Stored entries:
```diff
+struct ChainStream {
+  cudaStream_t s = nullptr;
+  cudaEvent_t fork = nullptr, join = nullptr;
+};
+static std::mutex chain_mu;
+static cudaError_t chain_stream(ChainStream** out) {
+  static ChainStream per_dev[64];
+  int dev = 0;
+  cudaError_t e = cudaGetDevice(&dev);
+  if (e != cudaSuccess) return e;
+  if (dev < 0 || dev >= 64) return cudaErrorInvalidDevice;
+  ChainStream& cs = per_dev[dev];
+  if (!cs.s) {
+    int lo = 0, hi = 0;
+    if ((e = cudaDeviceGetStreamPriorityRange(&lo, &hi)) != cudaSuccess) return e;
+    if ((e = cudaEventCreateWithFlags(&cs.fork, cudaEventDisableTiming)) != cudaSuccess) return e;
+    if ((e = cudaEventCreateWithFlags(&cs.join, cudaEventDisableTiming)) != cudaSuccess) return e;
+    if ((e = cudaStreamCreateWithPriority(&cs.s, cudaStreamNonBlocking, hi)) != cudaSuccess) return e;
+  }
+  *out = &cs;
+  return cudaSuccess;
+}
+
+static cudaError_t panel_chain(const Problem* d_probs, int nprob, int ldh, int c, int w, cudaStream_t st, int* launches) {
+  for (int k = c / NB; k < (c + w) / NB; k++) {
+    chol_panel_launch(d_probs, nprob, ldh, k, st, launches);
+    const int below = ldh - (k + 1) * NB;
+    const int inner = c + w - (k + 1) * NB;
+    if (inner > 0) {
+      chol_update_kernel<<<dim3((inner + TB - 1) / TB, (below + TB - 1) / TB, nprob), 256, 0, st>>>(d_probs, k, c + w);
+      if (launches) *launches += 1;
+    }
+  }
+  return cudaGetLastError();
+}
+
 static cudaError_t cholesky_launch_wide(const Problem* d_probs, int nprob, int ldh, cudaStream_t st, int* launches, bool factored_direction) {
   cudaError_t e;
-  for (int c = 0; c < ldh; c += WNB) {
-    const int w = std::min(WNB, ldh - c);
-    for (int k = c / NB; k < (c + w) / NB; k++) {
-      const int below = ldh - (k + 1) * NB;
-      const int gx = below > 0 ? (below + RB - 1) / RB : 1;
-      chol_diag_kernel<<<nprob, 32, 0, st>>>(d_probs, k);
-      if (below > 0) chol_panel_kernel<<<dim3(gx, nprob), 256, 0, st>>>(d_probs, k);
-      if (launches) *launches += 2;
-      const int inner = c + w - (k + 1) * NB;
-      if (inner > 0) {
-        chol_update_kernel<<<dim3((inner + TB - 1) / TB, (below + TB - 1) / TB, nprob), 256, 0, st>>>(d_probs, k, c + w);
-        if (launches) *launches += 1;
-      }
-    }
-    const int rest = ldh - c - w;
-    if (rest > 0 && (e = dgemm_launch<true, true>(d_probs, nprob, 0, c, w, rest, rest, 1, st, launches)) != cudaSuccess) return e;
+  {
+    std::lock_guard<std::mutex> lock(chain_mu);
+    ChainStream* cs = nullptr;
+    if ((e = chain_stream(&cs)) != cudaSuccess) return e;
+    if ((e = panel_chain(d_probs, nprob, ldh, 0, std::min(WNB, ldh), st, launches)) != cudaSuccess) return e;
+    for (int c = 0; c + WNB < ldh; c += WNB) {
+      const int w = WNB, rest = ldh - c - w, nw = std::min(WNB, rest);
+      if ((e = syrk_launch(d_probs, nprob, c, w, 0, nw, rest, st, launches)) != cudaSuccess) return e;
+      if (rest == nw) {
+        if ((e = panel_chain(d_probs, nprob, ldh, c + w, nw, st, launches)) != cudaSuccess) return e;
+        continue;
+      }
+      if ((e = cudaEventRecord(cs->fork, st)) != cudaSuccess) return e;
+      if ((e = cudaStreamWaitEvent(cs->s, cs->fork, 0)) != cudaSuccess) return e;
+      if ((e = panel_chain(d_probs, nprob, ldh, c + w, nw, cs->s, launches)) != cudaSuccess) return e;
+      if ((e = cudaEventRecord(cs->join, cs->s)) != cudaSuccess) return e;
+      if ((e = syrk_launch(d_probs, nprob, c, w, nw, rest - nw, rest - nw, st, launches)) != cudaSuccess) return e;
+      if ((e = cudaStreamWaitEvent(st, cs->join, 0)) != cudaSuccess) return e;
+    }
   }
   trinv_kernel<64><<<dim3((ldh + 63) / 64, nprob), 256, 0, st>>>(d_probs, WLEAF);
   if ((e = cudaGetLastError()) != cudaSuccess) return e;
@@ -672,15 +881,15 @@
       if ((e = merge_tf32_launch(d_probs, nprob, 2, m, nmerge, st, launches)) != cudaSuccess) return e;
       continue;
     }
-    if ((e = dgemm_launch<true, false>(d_probs, nprob, 1, m, 0, m, m, nmerge, st, launches)) != cudaSuccess) return e;
-    if ((e = dgemm_launch<true, false>(d_probs, nprob, 2, m, 0, m, m, nmerge, st, launches)) != cudaSuccess) return e;
+    if ((e = dgemm_launch<true, false>(d_probs, nprob, 1, m, m, m, nmerge, st, launches)) != cudaSuccess) return e;
+    if ((e = dgemm_launch<true, false>(d_probs, nprob, 2, m, m, m, nmerge, st, launches)) != cudaSuccess) return e;
   }
   if (factored_direction) {
     ysym_kernel<<<dim3(ldh / 32, ldh / 32, nprob), 256, 0, st>>>(d_probs);
     if (launches) *launches += 1;
     return cudaGetLastError();
   }
-  return dgemm_launch<false, false>(d_probs, nprob, 3, 0, 0, ldh, ldh, 1, st, launches);
+  return dgemm_launch<false, false>(d_probs, nprob, 3, 0, ldh, ldh, 1, st, launches);
 }
 
 __global__ void chol_share_begin_kernel(const Problem* __restrict__ probs, int nprob, int share) {
@@ -758,10 +967,7 @@
   } else {
     for (int k = 0; k < nb; k++) {
       const int below = ldh - (k + 1) * NB;
-      const int gx = below > 0 ? (below + RB - 1) / RB : 1;
-      chol_diag_kernel<<<nprob, 32, 0, st>>>(d_probs, k);
-      if (below > 0) chol_panel_kernel<<<dim3(gx, nprob), 256, 0, st>>>(d_probs, k);
-      if (launches) *launches += 2;
+      chol_panel_launch(d_probs, nprob, ldh, k, st, launches);
       if (below > 0) {
         const int T = (below + TB - 1) / TB;
         chol_update_kernel<<<dim3(T, T, nprob), 256, 0, st>>>(d_probs, k, ldh);
diff --git a/ml-ease_b200/csrc/kernels.cuh b/ml-ease_b200/csrc/kernels.cuh
--- a/ml-ease_b200/csrc/kernels.cuh
+++ b/ml-ease_b200/csrc/kernels.cuh
@@ -50,6 +50,7 @@
 
 cudaError_t cholesky_launch(const Problem* d_probs, int nprob, int ldh, cudaStream_t st, int* launches, int share = 0, int skip_prep = 0,
                             int want_hinv = 0);
+cudaError_t dmma_shapes(const double* A, const double* B, int n, int K, double* D8, double* D16, cudaStream_t st);
 bool cholesky_factored_direction(int ldh);
 cudaError_t cholesky_share_begin(const Problem* d_probs, int nprob, int share, cudaStream_t st, int* launches);
 cudaError_t cholesky_share_end(const Problem* d_probs, int nprob, int share, cudaStream_t st, int* launches);
```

EXERCISE AIM:
Tally the lines in this data that hold the word "cudaGetLastError" and state only the count.

RESULT OF THE EXERCISE:
3